• **WHAT YOU ARE ASKED TO DO**:
The response must reproduce every record in full.

• **DATA TO PROCESS**:
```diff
@@ -296,6 +318,15 @@
     c->d_block_partials = nullptr;
     c->cap_blocks = cap / scfq::kFold1 + 2;
     HIPCHK(hipMalloc(&c->d_block_partials, c->cap_blocks * scfq::kPartialWords * sizeof(uint64_t)));
+    if (c->d_group_tickets) HIPCHK(hipFree(c->d_group_tickets));
+    c->d_group_tickets = nullptr;
+    HIPCHK(hipMalloc(&c->d_group_tickets, c->cap_blocks * sizeof(uint32_t)));
+    HIPCHK(hipMemsetAsync(c->d_group_tickets, 0, c->cap_blocks * sizeof(uint32_t), c->compute));
+  }
+  if (c->hip_errors_seen != g_hip_errors.load()) {
+    c->hip_errors_seen = g_hip_errors.load();
+    HIPCHK(hipMemsetAsync(c->d_group_tickets, 0, c->cap_blocks * sizeof(uint32_t), c->compute));
+    HIPCHK(hipMemsetAsync(c->d_ticket, 0, sizeof(uint32_t), c->compute));
   }
   if (hist && n_ranges > c->cap_hist_ranges) {
     HIPCHK(hipStreamSynchronize(c->compute));
@@ -374,6 +405,18 @@
 int env_int(const char* name, int dflt) {
   const char* e = std::getenv(name);
   return e ? std::atoi(e) : dflt;
+}
+
+scfq::FoldOut fold_out(Ctx* c, const uint8_t* base, uint64_t n) {
+  scfq::FoldOut o;
+  o.state = c->d_state;
+  o.host_state = c->h_state_dev;
+  o.ticks = c->d_fold_ticks;
+  o.host_ticks = c->h_state_dev ? c->h_state_dev + kStateWords : nullptr;
+  o.reset = c->fresh ? 1 : 0;
+  o.base = base;
+  o.n = n;
+  return o;
 }
 
 int scan_async(Ctx* c, const uint8_t* dptr, uint64_t n, int prev_byte, uint32_t flags, bool timing) {
@@ -396,6 +439,11 @@
   a.n_ranges = n_ranges;
   a.partials = c->d_partials;
   a.hist_partials = c->d_hist_partials;
+  const bool fold_in_scan = !hist && c->fold_in_scan;
+  a.block_out = fold_in_scan ? c->d_block_partials : nullptr;
+  a.group_tickets = c->d_group_tickets;
+  a.ticket = c->d_ticket;
+  a.fold = fold_out(c, dptr, n);
   const unsigned blocks = (unsigned)((n_ranges + scfq::kWavesPerBlock - 1) / scfq::kWavesPerBlock);
   hipEvent_t ev[3] = {nullptr, nullptr, nullptr};
   if (timing) {
@@ -430,6 +478,12 @@
     else launch_scan<false, 0, 3, false>(a, blocks, c->compute);
   }
   HIPCHK(hipGetLastError());
+  if (fold_in_scan) {
+    c->fresh = false;
+    if (timing) { HIPCHK(hipEventRecord(ev[2], c->compute)); c->ev_bytes.back() |= kEvFolded; }
+    return SCFQ_OK;
+  }
+  c->folded_apart = true;
   if (timing) HIPCHK(hipEventRecord(ev[1], c->compute));
   {
     const uint64_t n_blocks = (n_ranges + scfq::kFold1 - 1) / scfq::kFold1;
@@ -438,8 +492,7 @@
     if (hist && c->fresh)
       HIPCHK(hipMemsetAsync(c->d_state + SCFQ_PARTIAL_WORDS, 0, (SCFQ_HIST_WORDS + scfq::kExtWords) * sizeof(uint64_t), c->compute));
     hipLaunchKernelGGL(scfq::fq_fold_fused, dim3((unsigned)n_blocks), dim3(scfq::kFold1), 0, c->compute, c->d_partials,
-                       n_ranges, c->d_block_partials, c->d_ticket, c->d_state, c->fresh ? 1 : 0, rel_phase, block_phase,
-                       dptr, n);
+                       n_ranges, c->d_block_partials, c->d_ticket, a.fold, rel_phase, block_phase);
     HIPCHK(hipGetLastError());
     c->fresh = false;
     unsigned long long* state_hist = (unsigned long long*)(c->d_state + SCFQ_PARTIAL_WORDS);
@@ -477,6 +530,7 @@
   c->cp_used = 0;
   c->ev_bytes.clear();
   c->fresh = true;
+  c->folded_apart = false;
   return SCFQ_OK;
 }
 
@@ -485,18 +539,29 @@
   if (c->fresh) {
     std::memset(c->h_state, 0, words * sizeof(uint64_t));
   } else {
-    HIPCHK(hipMemcpyAsync(c->h_state, c->d_state, words * sizeof(uint64_t), hipMemcpyDeviceToHost, c->compute));
+    if (!c->h_state_dev) {
+      HIPCHK(hipMemcpyAsync(c->h_state, c->d_state, words * sizeof(uint64_t), hipMemcpyDeviceToHost, c->compute));
+      HIPCHK(hipMemcpyAsync(c->h_state + kStateWords, c->d_fold_ticks, sizeof(uint64_t), hipMemcpyDeviceToHost, c->compute));
+    } else if (hist) {
+      HIPCHK(hipMemcpyAsync(c->h_state + SCFQ_PARTIAL_WORDS, c->d_state + SCFQ_PARTIAL_WORDS, (words - SCFQ_PARTIAL_WORDS) * sizeof(uint64_t),
+                            hipMemcpyDeviceToHost, c->compute));
+    }
     HIPCHK(hipStreamSynchronize(c->compute));
   }
   for (size_t k = 0; k + 2 < c->ev_used + 0 && k < c->ev_used; k += 3) {
     float ms1 = 0, ms2 = 0;
-    HIPCHK(hipEventElapsedTime(&ms1, c->ev_pool[k], c->ev_pool[k + 1]));
-    HIPCHK(hipEventElapsedTime(&ms2, c->ev_pool[k + 1], c->ev_pool[k + 2]));
+    if (c->ev_bytes[k / 3] & kEvFolded) {
+      HIPCHK(hipEventElapsedTime(&ms1, c->ev_pool[k], c->ev_pool[k + 2]));
+    } else {
+      HIPCHK(hipEventElapsedTime(&ms1, c->ev_pool[k], c->ev_pool[k + 1]));
+      HIPCHK(hipEventElapsedTime(&ms2, c->ev_pool[k + 1], c->ev_pool[k + 2]));
+    }
     c->timing.scan_kernel_ms += ms1;
     c->timing.fold_kernel_ms += ms2;
-    c->timing.scan_bytes += c->ev_bytes[k / 3];
+    c->timing.scan_bytes += c->ev_bytes[k / 3] & ~kEvFolded;
     c->timing.scan_launches += 1;
   }
+  if (!c->fresh && !c->folded_apart && c->ev_used) c->timing.fold_kernel_ms = (double)c->h_state[kStateWords] * c->tick_ms;
   for (size_t k = 0; k + 1 < c->cp_used; k += 2) {
     float ms = 0;
     HIPCHK(hipEventElapsedTime(&ms, c->cp_pool[k], c->cp_pool[k + 1]));
@@ -1879,6 +1944,7 @@
     }
     if (c->d_partials) (void)hipFree(c->d_partials);
     if (c->d_block_partials) (void)hipFree(c->d_block_partials);
+    if (c->d_group_tickets) (void)hipFree(c->d_group_tickets);
     if (c->d_hist_partials) (void)hipFree(c->d_hist_partials);
     if (c->d_range_phase) (void)hipFree(c->d_range_phase);
     if (c->d_guess) (void)hipFree(c->d_guess);
@@ -2489,8 +2555,8 @@
     HIPCHK(hipGetLastError());
     const uint64_t n_blocks = (chunks + scfq::kFold1 - 1) / scfq::kFold1;
     hipLaunchKernelGGL(scfq::fq_fold_fused, dim3((unsigned)n_blocks), dim3(scfq::kFold1), 0, c->compute, c->d_partials,
-                       chunks, c->d_block_partials, c->d_ticket, c->d_state, 1, (uint8_t*)nullptr, (uint8_t*)nullptr,
-                       static_cast<const uint8_t*>(dptr), n);
+                       chunks, c->d_block_partials, c->d_ticket, fold_out(c, static_cast<const uint8_t*>(dptr), n),
+                       (uint8_t*)nullptr, (uint8_t*)nullptr);
     HIPCHK(hipGetLastError());
     c->fresh = false;
   }
```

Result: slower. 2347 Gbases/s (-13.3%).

• **RESULT OF THE TASK**:
```diff
@@ -296,6 +318,15 @@
     c->d_block_partials = nullptr;
     c->cap_blocks = cap / scfq::kFold1 + 2;
     HIPCHK(hipMalloc(&c->d_block_partials, c->cap_blocks * scfq::kPartialWords * sizeof(uint64_t)));
+    if (c->d_group_tickets) HIPCHK(hipFree(c->d_group_tickets));
+    c->d_group_tickets = nullptr;
+    HIPCHK(hipMalloc(&c->d_group_tickets, c->cap_blocks * sizeof(uint32_t)));
+    HIPCHK(hipMemsetAsync(c->d_group_tickets, 0, c->cap_blocks * sizeof(uint32_t), c->compute));
+  }
+  if (c->hip_errors_seen != g_hip_errors.load()) {
+    c->hip_errors_seen = g_hip_errors.load();
+    HIPCHK(hipMemsetAsync(c->d_group_tickets, 0, c->cap_blocks * sizeof(uint32_t), c->compute));
+    HIPCHK(hipMemsetAsync(c->d_ticket, 0, sizeof(uint32_t), c->compute));
   }
   if (hist && n_ranges > c->cap_hist_ranges) {
     HIPCHK(hipStreamSynchronize(c->compute));
@@ -374,6 +405,18 @@
 int env_int(const char* name, int dflt) {
   const char* e = std::getenv(name);
   return e ? std::atoi(e) : dflt;
+}
+
+scfq::FoldOut fold_out(Ctx* c, const uint8_t* base, uint64_t n) {
+  scfq::FoldOut o;
+  o.state = c->d_state;
+  o.host_state = c->h_state_dev;
+  o.ticks = c->d_fold_ticks;
+  o.host_ticks = c->h_state_dev ? c->h_state_dev + kStateWords : nullptr;
+  o.reset = c->fresh ? 1 : 0;
+  o.base = base;
+  o.n = n;
+  return o;
 }
 
 int scan_async(Ctx* c, const uint8_t* dptr, uint64_t n, int prev_byte, uint32_t flags, bool timing) {
@@ -396,6 +439,11 @@
   a.n_ranges = n_ranges;
   a.partials = c->d_partials;
   a.hist_partials = c->d_hist_partials;
+  const bool fold_in_scan = !hist && c->fold_in_scan;
+  a.block_out = fold_in_scan ? c->d_block_partials : nullptr;
+  a.group_tickets = c->d_group_tickets;
+  a.ticket = c->d_ticket;
+  a.fold = fold_out(c, dptr, n);
   const unsigned blocks = (unsigned)((n_ranges + scfq::kWavesPerBlock - 1) / scfq::kWavesPerBlock);
   hipEvent_t ev[3] = {nullptr, nullptr, nullptr};
   if (timing) {
@@ -430,6 +478,12 @@
     else launch_scan<false, 0, 3, false>(a, blocks, c->compute);
   }
   HIPCHK(hipGetLastError());
+  if (fold_in_scan) {
+    c->fresh = false;
+    if (timing) { HIPCHK(hipEventRecord(ev[2], c->compute)); c->ev_bytes.back() |= kEvFolded; }
+    return SCFQ_OK;
+  }
+  c->folded_apart = true;
   if (timing) HIPCHK(hipEventRecord(ev[1], c->compute));
   {
     const uint64_t n_blocks = (n_ranges + scfq::kFold1 - 1) / scfq::kFold1;
@@ -438,8 +492,7 @@
     if (hist && c->fresh)
       HIPCHK(hipMemsetAsync(c->d_state + SCFQ_PARTIAL_WORDS, 0, (SCFQ_HIST_WORDS + scfq::kExtWords) * sizeof(uint64_t), c->compute));
     hipLaunchKernelGGL(scfq::fq_fold_fused, dim3((unsigned)n_blocks), dim3(scfq::kFold1), 0, c->compute, c->d_partials,
-                       n_ranges, c->d_block_partials, c->d_ticket, c->d_state, c->fresh ? 1 : 0, rel_phase, block_phase,
-                       dptr, n);
+                       n_ranges, c->d_block_partials, c->d_ticket, a.fold, rel_phase, block_phase);
     HIPCHK(hipGetLastError());
     c->fresh = false;
     unsigned long long* state_hist = (unsigned long long*)(c->d_state + SCFQ_PARTIAL_WORDS);
@@ -477,6 +530,7 @@
   c->cp_used = 0;
   c->ev_bytes.clear();
   c->fresh = true;
+  c->folded_apart = false;
   return SCFQ_OK;
 }
 
@@ -485,18 +539,29 @@
   if (c->fresh) {
     std::memset(c->h_state, 0, words * sizeof(uint64_t));
   } else {
-    HIPCHK(hipMemcpyAsync(c->h_state, c->d_state, words * sizeof(uint64_t), hipMemcpyDeviceToHost, c->compute));
+    if (!c->h_state_dev) {
+      HIPCHK(hipMemcpyAsync(c->h_state, c->d_state, words * sizeof(uint64_t), hipMemcpyDeviceToHost, c->compute));
+      HIPCHK(hipMemcpyAsync(c->h_state + kStateWords, c->d_fold_ticks, sizeof(uint64_t), hipMemcpyDeviceToHost, c->compute));
+    } else if (hist) {
+      HIPCHK(hipMemcpyAsync(c->h_state + SCFQ_PARTIAL_WORDS, c->d_state + SCFQ_PARTIAL_WORDS, (words - SCFQ_PARTIAL_WORDS) * sizeof(uint64_t),
+                            hipMemcpyDeviceToHost, c->compute));
+    }
     HIPCHK(hipStreamSynchronize(c->compute));
   }
   for (size_t k = 0; k + 2 < c->ev_used + 0 && k < c->ev_used; k += 3) {
     float ms1 = 0, ms2 = 0;
-    HIPCHK(hipEventElapsedTime(&ms1, c->ev_pool[k], c->ev_pool[k + 1]));
-    HIPCHK(hipEventElapsedTime(&ms2, c->ev_pool[k + 1], c->ev_pool[k + 2]));
+    if (c->ev_bytes[k / 3] & kEvFolded) {
+      HIPCHK(hipEventElapsedTime(&ms1, c->ev_pool[k], c->ev_pool[k + 2]));
+    } else {
+      HIPCHK(hipEventElapsedTime(&ms1, c->ev_pool[k], c->ev_pool[k + 1]));
+      HIPCHK(hipEventElapsedTime(&ms2, c->ev_pool[k + 1], c->ev_pool[k + 2]));
+    }
     c->timing.scan_kernel_ms += ms1;
     c->timing.fold_kernel_ms += ms2;
-    c->timing.scan_bytes += c->ev_bytes[k / 3];
+    c->timing.scan_bytes += c->ev_bytes[k / 3] & ~kEvFolded;
     c->timing.scan_launches += 1;
   }
+  if (!c->fresh && !c->folded_apart && c->ev_used) c->timing.fold_kernel_ms = (double)c->h_state[kStateWords] * c->tick_ms;
   for (size_t k = 0; k + 1 < c->cp_used; k += 2) {
     float ms = 0;
     HIPCHK(hipEventElapsedTime(&ms, c->cp_pool[k], c->cp_pool[k + 1]));
@@ -1879,6 +1944,7 @@
     }
     if (c->d_partials) (void)hipFree(c->d_partials);
     if (c->d_block_partials) (void)hipFree(c->d_block_partials);
+    if (c->d_group_tickets) (void)hipFree(c->d_group_tickets);
     if (c->d_hist_partials) (void)hipFree(c->d_hist_partials);
     if (c->d_range_phase) (void)hipFree(c->d_range_phase);
     if (c->d_guess) (void)hipFree(c->d_guess);
@@ -2489,8 +2555,8 @@
     HIPCHK(hipGetLastError());
     const uint64_t n_blocks = (chunks + scfq::kFold1 - 1) / scfq::kFold1;
     hipLaunchKernelGGL(scfq::fq_fold_fused, dim3((unsigned)n_blocks), dim3(scfq::kFold1), 0, c->compute, c->d_partials,
-                       chunks, c->d_block_partials, c->d_ticket, c->d_state, 1, (uint8_t*)nullptr, (uint8_t*)nullptr,
-                       static_cast<const uint8_t*>(dptr), n);
+                       chunks, c->d_block_partials, c->d_ticket, fold_out(c, static_cast<const uint8_t*>(dptr), n),
+                       (uint8_t*)nullptr, (uint8_t*)nullptr);
     HIPCHK(hipGetLastError());
     c->fresh = false;
   }
```

Result: slower. 2347 Gbases/s (-13.3%).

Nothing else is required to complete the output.